True serverless helps alleviate some of the administration and management issues related to FaaS
Creating distributed applications demands a thorough understanding of cloud infrastructures and architectures. Engineers must address complex operational issues, including provisioning, configuration and how their code will behave over a distributed architecture.
The current standard is to architect programs into microservices, before deploying to cloud hardware. Docker and similar technologies ensure that the microservices are strongly isolated in-terms of access, dependencies, and the potential overcommit of resources.
However, containerization is an imperfect solution that masks rather than addresses the core problems of running cloud applications. As an application scales, scripting architectures and defining how different containers communicate with one another becomes exponentially complex. The solution—orchestration technologies such as Kuberenetes—adds yet another layer to an already bloated stack ill-designed for the needs of distributed computing.
These problems were, in theory, to be alleviated by the concept of serverless—not the removal of servers, but rather the removal of their administration. However, since its emergence in the early part of the last decade, the term has become conflated with function as a service (FaaS).

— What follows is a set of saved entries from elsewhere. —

#ifdef MGX_DKV_STAMP
    unsigned long long st_acc[6] = {0, 0, 0, 0, 0, 0}, st_last = 0;
    unsigned st_steps = 0;
    const unsigned long long st_t0 = __builtin_amdgcn_s_memtime(), st_r0 = __builtin_amdgcn_s_memrealtime();
#endif
    auto tile = [&](int dq, int cur, auto par_tag, auto masked_tag, char* dsp, int tnext) {
        constexpr int PAR = decltype(par_tag)::value;
        constexpr bool MASKED = decltype(masked_tag)::value;
        DKV_STAMP(5);
        const char* qr = smem + OFF_QR + cur * TILE_BYTES;
        bf16x8 qa[4];
// ... 224 lines not shown
            for (int ks = 0; ks < 4; ++ks) qa[ks] = frag_R(qr, bl, hh, ks);
            f32x16 qe = zero16();
#pragma unroll
            for (int ks = 0; ks < 4; ++ks) qe = mfma(qa[ks], ef[ks], qe);
#pragma unroll
            for (int r = 0; r < 16; ++r) *(float*)(band + (crow(r, hh) * 32 + bl) * 4) = qe[r];
            wave_lds_fence();
            f32x16 srel;
#pragma unroll
            for (int r = 0; r < 16; ++r) {
                const int ar = crow(r, hh);
                srel[r] = *(const float*)(band + (ar * 32 + ((ar - bl) & 31)) * 4);
            }
            const bool has_up = (u >= 1);
            const char* klo = smem + OFF_KR + (u % KV_SLOTS) * TILE_BYTES;
            const char* vlo = smem + OFF_VR + (u % KV_SLOTS) * TILE_BYTES;
            const char* kup = smem + OFF_KR + ((u + KV_SLOTS - 1) % KV_SLOTS) * TILE_BYTES;
            const char* vup = smem + OFF_VR + ((u + KV_SLOTS - 1) % KV_SLOTS) * TILE_BYTES;
            f32x16 slo = srel, sup = srel;
#pragma unroll
            for (int ks = 0; ks < 4; ++ks) slo = mfma(qa[ks], frag_R(klo, bl, hh, ks), slo);
            if (has_up) {
#pragma unroll
                for (int ks = 0; ks < 4; ++ks) sup = mfma(qa[ks], frag_R(kup, bl, hh, ks), sup);
            }
            bool plo = false, pup = !has_up;
            if (pb) {
                plo = (pb[u] >> bl) & 1u;
                if (has_up) pup = (pb[u - 1] >> bl) & 1u;
            }
            const char* orr = smem + OFF_OR + cur * TILE_BYTES;
            bf16x8 oa[4];
#pragma unroll
            for (int ks = 0; ks < 4; ++ks) oa[ks] = frag_R(orr, bl, hh, ks);
            f32x16 dlo = zero16(), dup = zero16();
#pragma unroll
            for (int ks = 0; ks < 4; ++ks) dlo = mfma(oa[ks], frag_R(vlo, bl, hh, ks), dlo);
            if (has_up) {
#pragma unroll
                for (int ks = 0; ks < 4; ++ks) dup = mfma(oa[ks], frag_R(vup, bl, hh, ks), dup);
            }
            const char* st = smem + OFF_ST + cur * 256;
            f32x16 ds;
#pragma unroll
            for (int g4 = 0; g4 < 4; ++g4) {
                const f32x4 l4 = (MGX_DKV_PEEL & 32) ? f32x4{9.f, 9.f, 9.f, 9.f} : *(const f32x4*)(st + (8 * g4 + 4 * hh) * 4);
                const f32x4 d4 = (MGX_DKV_PEEL & 32) ? f32x4{0.f, 0.f, 0.f, 0.f} : *(const f32x4*)(st + 128 + (8 * g4 + 4 * hh) * 4);
#pragma unroll
                for (int k = 0; k < 4; ++k) {
                    const int r = 4 * g4 + k;
                    const bool lower = (bl <= crow(r, hh));
                    const bool masked = lower ? plo : pup;
                    const float sv = lower ? slo[r] : sup[r];
                    const float dv = lower ? dlo[r] : dup[r];
                    const float p = masked ? 0.f : __builtin_amdgcn_exp2f(__builtin_fmaf(sv, LOG2E, -l4[k]));
                    ds[r] = p * (dv - d4[k]);
                }
            }
            wave_lds_fence();
#pragma unroll
            for (int r = 0; r < 16; ++r) {
                const int ar = crow(r, hh);
                *(float*)(band + (ar * 32 + ((ar - bl) & 31)) * 4) = ds[r];
            }
            wave_lds_fence();
            f32x16 x;
#pragma unroll
            for (int r = 0; r < 16; ++r) x[r] = *(const float*)(band + (crow(r, hh) * 32 + bl) * 4);
            wave_lds_fence();
            const char* qt = smem + OFF_QT + cur * TILE_BYTES;
#pragma unroll
            for (int ss = 0; ss < 2; ++ss) {
                const bf16x8 xf = acc_to_frag(x, ss);
                de0 = mfma(xf, frag_T(qt, lane, ss, 0), de0);
                de1 = mfma(xf, frag_T(qt, lane, ss, 1), de1);
            }
        }
        if (have_next) {
            *(u32x4*)(smem + (half ? OFF_VR : OFF_KR) + ((t + 1) % KV_SLOTS) * TILE_BYTES + st_offR) = kreg;
            if (half == 0) {
                const u32x4 qq = scale8(qreg, 0.125f);
                *(u32x4*)(smem + OFF_QR + (cur ^ 1) * TILE_BYTES + st_offR) = qq;
                *(u32x4*)(smem + OFF_QT + (cur ^ 1) * TILE_BYTES + st_offT) = qq;
            } else {
                *(u32x4*)(smem + OFF_OR + (cur ^ 1) * TILE_BYTES + st_offR) = qreg;
            }
            if (tid < 64) *(float*)(smem + OFF_ST + (cur ^ 1) * 256 + tid * 4) = streg;
        }
        __syncthreads();
    }
    if (wave_on) {
#pragma unroll
        for (int r = 0; r < 16; ++r) {
            const int dl = 32 * cw + crow(r, hh);
            float* row = dEr + (size_t)(L - 1 - dl) * 64;
            atomicAdd(row + bl, de0[r]);
            atomicAdd(row + 32 + bl, de1[r]);
        }
    }
}

#ifndef MGX_DET_PEEL
#define MGX_DET_PEEL 0
#endif
namespace k3t {
#ifndef MGX_DET_STEPS
#define MGX_DET_STEPS 32
#endif
constexpr int DIAGS = 4, RS = 64, STEPS = MGX_DET_STEPS, NW = 5;
constexpr int AROW = 352;
constexpr int OFF_A = 0;
constexpr int OFF_Q = RS * AROW;
constexpr int LDS_BYTES = OFF_Q + 2 * TILE_BYTES;
constexpr int SLOTS = 2;
}

__global__ __launch_bounds__(320, 4) void rel_attn_de_tiles_kernel(
    const uint16_t* __restrict__ qkv, const uint16_t* __restrict__ dst, float* __restrict__ dEr ,
    int bgroup, int ngroups, int wg_per_group, int L, int d,
    long long* __restrict__ det ) {
    using namespace k3t;
    extern __shared__ __attribute__((aligned(16))) char smem[];
    const int tid = threadIdx.x, lane = tid & 63;
    const int w = __builtin_amdgcn_readfirstlane(tid >> 6);
    const int l31 = lane & 31, hh = lane >> 5;
    const int heads = d >> 6, nbh = bgroup * heads;
    const size_t ld = (size_t)3 * d;
    const int nchunk = L >> 5;
    int t = 0, first = 0, ns = 0;
    const bool dealt = ngroups > 0;
    const int xk = dealt ? (int)(blockIdx.x >> 3) : (int)blockIdx.x;
    const int grp = dealt ? (xk / wg_per_group) * 8 + (int)(blockIdx.x & 7) : xk / wg_per_group;
    {
        int rest = xk % wg_per_group;
        const int ntile = (nchunk + DIAGS - 1) / DIAGS;
        for (t = 0; t < ntile; ++t) {
            ns = (L - t * DIAGS * 32 + RS - 1) / RS;
            const int nwg = (nbh * ns + STEPS - 1) / STEPS;
            if (rest < nwg) break;
            rest -= nwg;
        }
        if (t == ntile) return;
        first = rest * STEPS;
    }
    const int total = nbh * ns;
    const int last = min(total, first + STEPS);
    const int c0 = t * DIAGS, d0 = c0 * 32;
    const size_t ntri = (size_t)nchunk * (nchunk + 1) / 2;
    const int qrow = tid >> 3, qch = tid & 7;
    const uint32_t lane16 = (uint32_t)lane * 16u;
    const int wm = w & 3;
    const int sc_lane = hh * 4 * (AROW + 2) - 2 * l31;
    u32x4 areg[SLOTS][2], qreg[2];
    bool a_ok[SLOTS], q_ok[2];
    auto load_tiles = [&](int g) {
        const int bhl = g / ns, i0 = d0 + (g - bhl * ns) * RS;
        const int bh = grp * nbh + bhl;
        const int bb = bh / heads, hd = bh - bb * heads;
        const int I0 = i0 >> 5;
        const char* tp = (const char*)(dst + (size_t)bh * ntri * 1024) + lane16;
#pragma unroll
        for (int k = 0; k < SLOTS; ++k) {
            const int I = I0 + k, J = I - c0 - wm;
            a_ok[k] = I < nchunk && J >= 0;
            const size_t Ic = (size_t)min(I, nchunk - 1), Jc = (size_t)max(J, 0);
            const char* p = tp + (Ic * (Ic + 1) / 2 + min(Jc, Ic)) * 2048;
            areg[k][0] = __builtin_nontemporal_load((const u32x4*)p);
            areg[k][1] = __builtin_nontemporal_load((const u32x4*)(p + 1024));
        }
        const uint16_t* qp = qkv + ((size_t)bb * L + ((MGX_DET_PEEL & 4) ? 0 : i0)) * ld + hd * 64 + (qch & 7) * 8;
#pragma unroll
        for (int i = 0; i < 2; ++i) {
            const int r = (qrow & 31) + 32 * i;
            q_ok[i] = i0 + r < L;
            qreg[i] = *(const u32x4*)(qp + (size_t)min(r, L - 1 - i0) * ld);
        }
    };
    auto store_tiles = [&]() {
        const u32x4 zero = {0, 0, 0, 0};
        if (w < 4) {
#pragma unroll
            for (int k = 0; k < SLOTS; ++k) {
                char* base = smem + OFF_A + k * 32 * AROW + 64 * (wm + 1) + sc_lane;
#pragma unroll
                for (int ss = 0; ss < 2; ++ss) {
                    const u32x4 v = a_ok[k] ? areg[k][ss] : zero;
#pragma unroll
                    for (int j = 0; j < ((MGX_DET_PEEL & 1) ? 1 : 4); ++j) {
                        const int r0 = 8 * ss + 2 * j;
                        *(uint16_t*)(base + crow(r0, 0) * (AROW + 2)) = (uint16_t)v[j];
                        *(uint16_t*)(base + crow(r0 + 1, 0) * (AROW + 2)) = (uint16_t)(v[j] >> 16);
                    }
                }
            }
            char* qt = smem + OFF_Q;
#pragma unroll
            for (int i = 0; i < 2; ++i) {
                const int r = qrow + 32 * i;
                *(u32x4*)(qt + (r >> 5) * TILE_BYTES + imgT_off(r & 31, qch)) = q_ok[i] ? qreg[i] : zero;
            }
        }
    };
    f32x16 de0 = zero16(), de1 = zero16();
    const int fa_i = lane & 15, fa_g = lane >> 4;
    const int fa_off = (fa_i >> 2) * AROW + (32 * w) * 2 + (2 * (fa_g & 1) + ((fa_i & 3) >> 1)) * 16 + 8 * (fa_i & 1) + 8 * hh * AROW;
    auto multiply = [&]() {
        if (MGX_DET_PEEL & 2) return;
        const char* at = smem + OFF_A + fa_off;
        const char* qt = smem + OFF_Q;
#pragma unroll
        for (int ks = 0; ks < 4; ++ks) {
            bf16x8 af;
#pragma unroll
            for (int jq = 0; jq < 2; ++jq) {
                const bf16x4 tq = __builtin_amdgcn_ds_read_tr16_b64_v4bf16((lds_bf16x4_ptr)(at + (16 * ks + 4 * jq) * AROW));
                af[4 * jq + 0] = tq[0]; af[4 * jq + 1] = tq[1]; af[4 * jq + 2] = tq[2]; af[4 * jq + 3] = tq[3];
            }
            const char* qs = qt + (ks >> 1) * TILE_BYTES;
            de0 = mfma(af, frag_Tn(qs, lane, ks & 1, 0), de0);
            de1 = mfma(af, frag_Tn(qs, lane, ks & 1, 1), de1);
        }
    };
    for (int o = tid * 16; o < RS * AROW; o += NW * 64 * 16) *(u32x4*)(smem + OFF_A + o) = u32x4{0, 0, 0, 0};
    __syncthreads();
    if (first < last) {
        load_tiles(first);
        store_tiles();
    }
    __syncthreads();
    for (int g = first; g + 1 < last; ++g) {
        load_tiles(g + 1);
        __builtin_amdgcn_sched_barrier(0);
        multiply();
        __syncthreads();
        store_tiles();
        __syncthreads();
    }
    if (first < last) multiply();
#pragma unroll
    for (int r = 0; r < 16; ++r) {
        const int dl = d0 - 32 + 32 * w + crow(r, hh);
        if ((MGX_DET_PEEL & 8) && de0[r] + de1[r] != 12345.f) continue;
        if (dl >= 0 && dl < L) {
            if (det) {
                long long* drow = det + (size_t)(L - 1 - dl) * 64;
                det_add(drow + l31, 0.125f * de0[r]);
                det_add(drow + 32 + l31, 0.125f * de1[r]);
                continue;
            }
            float* row = dEr + (size_t)(L - 1 - dl) * 64;
            atomicAdd(row + l31, 0.125f * de0[r]);
            atomicAdd(row + 32 + l31, 0.125f * de1[r]);
        }
    }
}

static int bwd_batch_group(int B, int L, int d) {
    const double per_row = (double)L * d * 2 * 5;
    int g = B;
#if MGX_EXPERIMENTS
    static const int forced = [] { const char* e = getenv("MGX_ATTN_BGROUP"); return e ? atoi(e) : 0; }();
    if (forced > 0 && B % forced == 0) return forced;
#endif
    while (g > 1 && (g * per_row > 110e6 || B % g != 0)) --g;
    return g;
}

static size_t ws_stat_bytes(int B, int L, int d) { return (((size_t)B * (d / 64) * L * 4) + 255) / 256 * 256; }
static size_t ws_delta_bytes(int B, int L, int d) { return 3 * ws_stat_bytes(B, L, d); }

static size_t ws_ert_bytes(int L) { return 2 * er_frag_bytes(L); }

extern "C" size_t mgx_rel_attn_bwd_workspace(int B, int L, int d) {
    if (B <= 0 || L <= 0 || d <= 0) return 0;
    const size_t nchunk = (size_t)L / 32;
    return ws_delta_bytes(B, L, d) + ws_ert_bytes(L) + (size_t)B * (d / 64) * (nchunk * (nchunk + 1) / 2) * 2048;
}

FaaS tools such as AWS Lambda break code into computational event-driven units, which only run when called. The event-driven logic scales quickly, efficiently and dynamically, driving down costs as the provider takes care of all server updates and administration, while developers only pay for what is used.
However, functions run on their own custom framework and are limited in memory and execution time, rendering FaaS an inappropriate approach for scaling an entire application. Regularly scheduled database tasks, CPU-bound processes and long-running persistent connections to a server are examples of common patterns that map poorly onto FaaS.

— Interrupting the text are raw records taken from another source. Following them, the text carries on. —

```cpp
template <int NT>
// ... 525 lines not shown

void launch_argmax_rows(const float* probs, int M, int V, int* idx, float* maxp, hipStream_t s) {
    if (M <= 0) return;
    hipLaunchKernelGGL(argmax_rows_kernel, dim3(M), dim3(256), 0, s, probs, V, idx, maxp);
}

__global__ void frame_counts_kernel(const int* __restrict__ nsamp, int B, int* nfr, int* nenc, int halve, int il) {
    const int b = blockIdx.x * blockDim.x + threadIdx.x;
    if (b >= B) return;
    const int n = nsamp[b];
    const int T = n >= 400 ? 1 + (n - 400) / 160 : 0;
    if (nfr) nfr[b] = T;
    if (nenc) {
        const int n4 = sub_frames(il, T);
        nenc[b] = halve ? (n4 + 1) / 2 : n4;
    }
}

void launch_frame_counts(const int* nsamp, int B, int* nfr, int* nenc, int halve, hipStream_t s, int input_layer) {
    if (B <= 0) return;
    hipLaunchKernelGGL(frame_counts_kernel, dim3((B + 63) / 64), dim3(64), 0, s, nsamp, B, nfr, nenc, halve, input_layer);
}

__global__ void sub_lens_kernel(const int* __restrict__ lens, int B, int rate, int* __restrict__ out) {
    const int b = blockIdx.x * blockDim.x + threadIdx.x;
    if (b < B) out[b] = 4 * ((max(lens[b], 0) + rate - 1) / rate);
}
void launch_sub_lens(const int* lens, int B, int rate, int* out, hipStream_t s) {
    if (B <= 0) return;
    hipLaunchKernelGGL(sub_lens_kernel, dim3((B + 63) / 64), dim3(64), 0, s, lens, B, rate, out);
}

__global__ __launch_bounds__(256) void add_pos_rows_kernel(float* __restrict__ x, const float* __restrict__ pe,
                                                           const int* __restrict__ offs, int nseq, int Tq, int d4, int n_pos) {
    const int i = blockIdx.x * 256 + threadIdx.x;
    if (i >= nseq * Tq * d4) return;
    const int row = i / d4, c = i - row * d4;
    const int b = row / Tq, t = row - b * Tq;
    const int p = (offs ? offs[b] : 0) + t;
    if (p < 0 || p >= n_pos) return;
    f32x4 v = reinterpret_cast<f32x4*>(x)[i];
    const f32x4 q = reinterpret_cast<const f32x4*>(pe)[(size_t)p * d4 + c];
    v[0] += q[0]; v[1] += q[1]; v[2] += q[2]; v[3] += q[3];
    reinterpret_cast<f32x4*>(x)[i] = v;
}
void launch_add_pos_rows(float* x, const float* pe, const int* offs, int nseq, int Tq, int d, int n_pos, hipStream_t s) {
// ... 223 lines not shown
```

### masr_amd/csrc/engine.hip

```cpp
#include <math.h>
#include <stdio.h>
#include <stdlib.h>
#include <string.h>

#include <map>
#include <mutex>
#include <string>
#include <vector>

#include "../../include/masr_hip.h"
#include "common.h"
#include "ffn_plan.h"

using namespace masr;
namespace masr {
int lm_device_view(masr_lm* lm, LmView* out);
bool lm_word_based(const masr_lm* lm);
}
extern "C" const char* masr_lm_last_error(void);

static thread_local std::string g_err;
static int fail(const std::string& m) {
    g_err = m;
    return 1;
// ... 226 lines not shown

struct masr_engine : EngineWs {
    masr_config cfg;
    DecoderState dec;
    EngineWs parked[MASR_LANES];
    int lane = 0;
    hipEvent_t pack_ev = nullptr;
    void* pack_stream = nullptr;
    bool pack_pending = false;
    bool finalized = false;
    std::map<std::string, HostTensor> host;
    std::vector<void*> owned;
    float *cmvn_mean = nullptr, *cmvn_istd = nullptr, *conv1_w = nullptr, *conv1_b = nullptr, *conv2_w = nullptr,
          *conv2_b = nullptr, *conv3_w = nullptr, *conv3_b = nullptr, *embed_w = nullptr, *embed_b = nullptr, *after_w = nullptr, *after_b = nullptr,
          *ctc_w = nullptr, *ctc_b = nullptr, *pe = nullptr;
    std::vector<LayerW> layers;
    std::vector<SqLayerW> sq_layers;
    std::vector<Ds2LayerW> ds2_layers;
    std::vector<GBeam> gbeams;
    DevBuf beam_pool, beam_state;
    std::map<void*, std::pair<DevBuf, DevBuf>> beam_ws;
    std::map<void*, DevBuf> ms_ws;
    int skip_padding = 7;
    void* beam_first_stream = nullptr;
    bool beam_first_set = false;
    std::map<std::pair<int, const float*>, PackedW> packed;
    long long* beam_prof = nullptr;
    float *preln_w = nullptr, *preln_b = nullptr, *tr_dw_w = nullptr, *tr_dw_b = nullptr, *tr_pw_w = nullptr,
          *tr_pw_b = nullptr, *rec_w = nullptr, *rec_b = nullptr;
    int reduce_idx = -1, recover_idx = -1;
    int stride_idx = -1, n_group_layers = 0, group_size = 3;
    int input_layer = IL_CONV2D;
    bool conv_bn = false;
    bool ds2_gru = false;
    int pos_enc = POS_ENC_REL;
    int act = ENC_ACT_SWISH;
    float *window = nullptr, *melwt = nullptr, *tw512 = nullptr, *twr4 = nullptr;
    FbankTables fbank_tables() const { return FbankTables{window, melwt, tw512, twr4, mel_lo}; }
    int* mel_lo = nullptr;
    float *dct = nullptr, *lifter = nullptr;
    int dct_ceps = 0;
    double *lin_win = nullptr, *lin_tw = nullptr;
    double lin_scale = 0.0;
    std::vector<Stream> streams;
    int prof_kind = 0;
    int prof_stride = 1, prof_seen = 0;
// ... 1617 lines not shown
                float* hn = hbuf + (size_t)((step + 1) & 1) * hsz;
                const int miss = gru ? launch_gru_step(e->gx.as<float>(), w.whh, w.bhn, hp, hn, e->rnn_out.as<float>(), xl, nseq, Tq, H, step, ndir, s)
                                     : launch_lstm_step(e->gx.as<float>(), w.whh, hp, hn, cbuf, e->rnn_out.as<float>(), xl, nseq, Tq, H, step, ndir, s);
                if (miss) return fail("deepspeech2: no recurrent step kernel for rnn_size=" + std::to_string(H));
            }
        }
        if (st) {
            const float* hfin = hbuf + (size_t)(Tq & 1) * hsz;
            for (int i = 0; i < nseq; ++i) {
                float* hc = st[i]->cnn.as<float>() + (size_t)l * 2 * H;
                HIPCHK(hipMemcpyAsync(hc, hfin + (size_t)i * H, sizeof(float) * H, hipMemcpyDeviceToDevice, s));
                HIPCHK(hipMemcpyAsync(hc + H, (gru ? hfin : cbuf) + (size_t)i * H, sizeof(float) * H, hipMemcpyDeviceToDevice, s));
            }
        }
        float* out = l == L - 1 ? enc_out : e->ln.as<float>();
        launch_layernorm_generic(e->rnn_out.as<float>(), w.ln_w, w.ln_b, out, M, D, 1e-5f, s);
        in = out;
    }
    LAUNCHCHK();
    if (Tq_out) *Tq_out = Tq;
    return 0;
}
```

Serverless Is More Than Just FaaS
A platform that looks after the infrastructure of an entire application (as opposed to specific functions) is the logical evolution of FaaS, and represents a truly serverless paradigm. Serverless, in this sense, takes the dynamic scaling properties of FaaS, but without fragmenting the application.

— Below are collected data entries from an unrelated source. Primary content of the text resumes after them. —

int pp_build_tables(pp_ctx* ctx)
{
    if (ctx->tab_A == ctx->A) return 0;
    const pp_config& c = ctx->cfg;
    const size_t mv = (size_t)c.max_voxels;
    const size_t vs = mv * c.max_num_points * c.num_point_features;
    const size_t cells = (size_t)ctx->gx * ctx->gy;
    const size_t A = (size_t)ctx->A;
    std::vector<pp_pre_frame> pre(ctx->max_batch);
    std::vector<pp_post_frame> post(ctx->max_batch);
    for (int b = 0; b < ctx->max_batch; ++b) {
        const pp_slot& S = ctx->slot[b];
        pp_pre_frame& f = pre[b];
        PP_SET(f.pt_cell, S.pt_cell); PP_SET(f.cell_first, S.cell_first); PP_SET(f.wave_cnt, S.wave_cnt); PP_SET(f.pt_rank, S.pt_rank);
        PP_SET(f.slots, S.slots); PP_SET(f.scalars, S.vox_scalars); PP_SET(f.occ, S.occ);
        PP_SET(f.voxels, ctx->f_voxels + b * vs);
        PP_SET(f.coors, ctx->f_coors + b * mv * 3);
        PP_SET(f.npts, ctx->f_npts + b * mv);
        PP_SET(f.num, ctx->f_num + b * 4);
        PP_SET(f.mask, ctx->f_mask + b * A);
        PP_SET(f.feat, ctx->f_feat + b * mv * 64);
        PP_SET(f.pmap, ctx->f_pmap + b * cells);
        pp_post_frame& q = post[b];
        PP_SET(q.cls, ctx->f_cls + b * A); PP_SET(q.box, ctx->f_box + b * A * 7); PP_SET(q.dir, ctx->f_dir + b * A * 2); PP_SET(q.mask, ctx->f_mask + b * A);
        pp_post_fill_table(ctx, b, &q);
    }
    PP_HIP(hipMemcpy(ctx->d_pre, pre.data(), sizeof(pp_pre_frame) * pre.size(), hipMemcpyHostToDevice));
    PP_HIP(hipMemcpy(ctx->d_post, post.data(), sizeof(pp_post_frame) * post.size(), hipMemcpyHostToDevice));
    ctx->tab_A = ctx->A;
    return 0;
}

extern "C" void pp_destroy(pp_ctx* ctx)
{
    if (!ctx) return;
    (void)hipSetDevice(ctx->device);
    pp_net_destroy(ctx);
    pp_sc1_destroy(ctx);
    pp_ts_destroy(ctx);
    pp_post_destroy(ctx);
    pp_assign_destroy(ctx);
    pp_train_destroy(ctx);
    pp_neck_destroy(ctx);
    pp_block_destroy(ctx);
    pp_down_destroy(ctx);
    pp_pfn_train_destroy(ctx);
    pp_optim_destroy(ctx);
    pp_image16_destroy(ctx);
    for (pp_slot& S : ctx->slot) {
        void* sp[] = {S.cell_first, S.pt_cell, S.pt_rank, S.wave_cnt, S.occ};
        for (void* q : sp)
            if (q) (void)hipFree(q);
    }
    if (ctx->d_pre) (void)hipFree(ctx->d_pre);
    if (ctx->d_post) (void)hipFree(ctx->d_post);
    void* ptrs[] = {ctx->anchors, ctx->rect_x, ctx->rect_y, ctx->rects, ctx->pfn_w, ctx->pfn_scale, ctx->pfn_shift,
                    ctx->f_voxels, ctx->f_coors, ctx->f_npts, ctx->f_num, ctx->f_feat, ctx->f_canvas, ctx->f_mask, ctx->f_pmap,
                    ctx->f_cls, ctx->f_box, ctx->f_dir};
    for (void* p : ptrs)
        if (p) (void)hipFree(p);
    for (hipEvent_t e : ctx->prof_ev) (void)hipEventDestroy(e);
    for (hipEvent_t e : ctx->stage_ev) (void)hipEventDestroy(e);
    delete ctx;
}

extern "C" int pp_set_precision(pp_ctx* ctx, int mode)
{
    if (!ctx || mode < 0 || mode > 4) return pp_fail(ctx, PP_E_ARG, "pp_set_precision: mode must be 0 (fp32), 1 (bf16x3), 2 (bf16), 3 (fp16) or 4 (fp16s)");
    if (ctx->precision != mode) ctx->weights_ready = false;
    ctx->precision = mode;
    return 0;
}

extern "C" int pp_set_train_chunk_frames(pp_ctx* ctx, int k)
{
    if (!ctx) return PP_E_ARG;
    if (k < 0) return pp_fail(ctx, PP_E_ARG, "pp_set_train_chunk_frames: k must be >= 0 (0: the workspace rule alone)");
    ctx->train_chunk_frames = k;
    return 0;
}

Rather than simply linking together different components of a larger system, a serverless platform ensures long-running processes and fast discovery, enabling services to communicate and cooperate with one another quickly and reliably. Arbitrarily large memory capacity and unbounded execution time are underpinned by predictable execution and robustness guarantees well beyond the layered stack approach of FaaS. Developers can altogether ignore the management and configuration of servers, treating computation in purely algorithmic or data terms.
Whereas containerization and FaaS solve pieces of the distributed computing puzzle, they also introduce new issues as the user must engineer their own infrastructure stack to carry out even basic tasks. By contrast, serverless could reduce an application engineered with Chef, Docker, Kubernetes, the JVM and Akka to a single abstraction. It allows for programs to be easily scaled up and down, harnessing almost limitless computing power, without compromising runtime.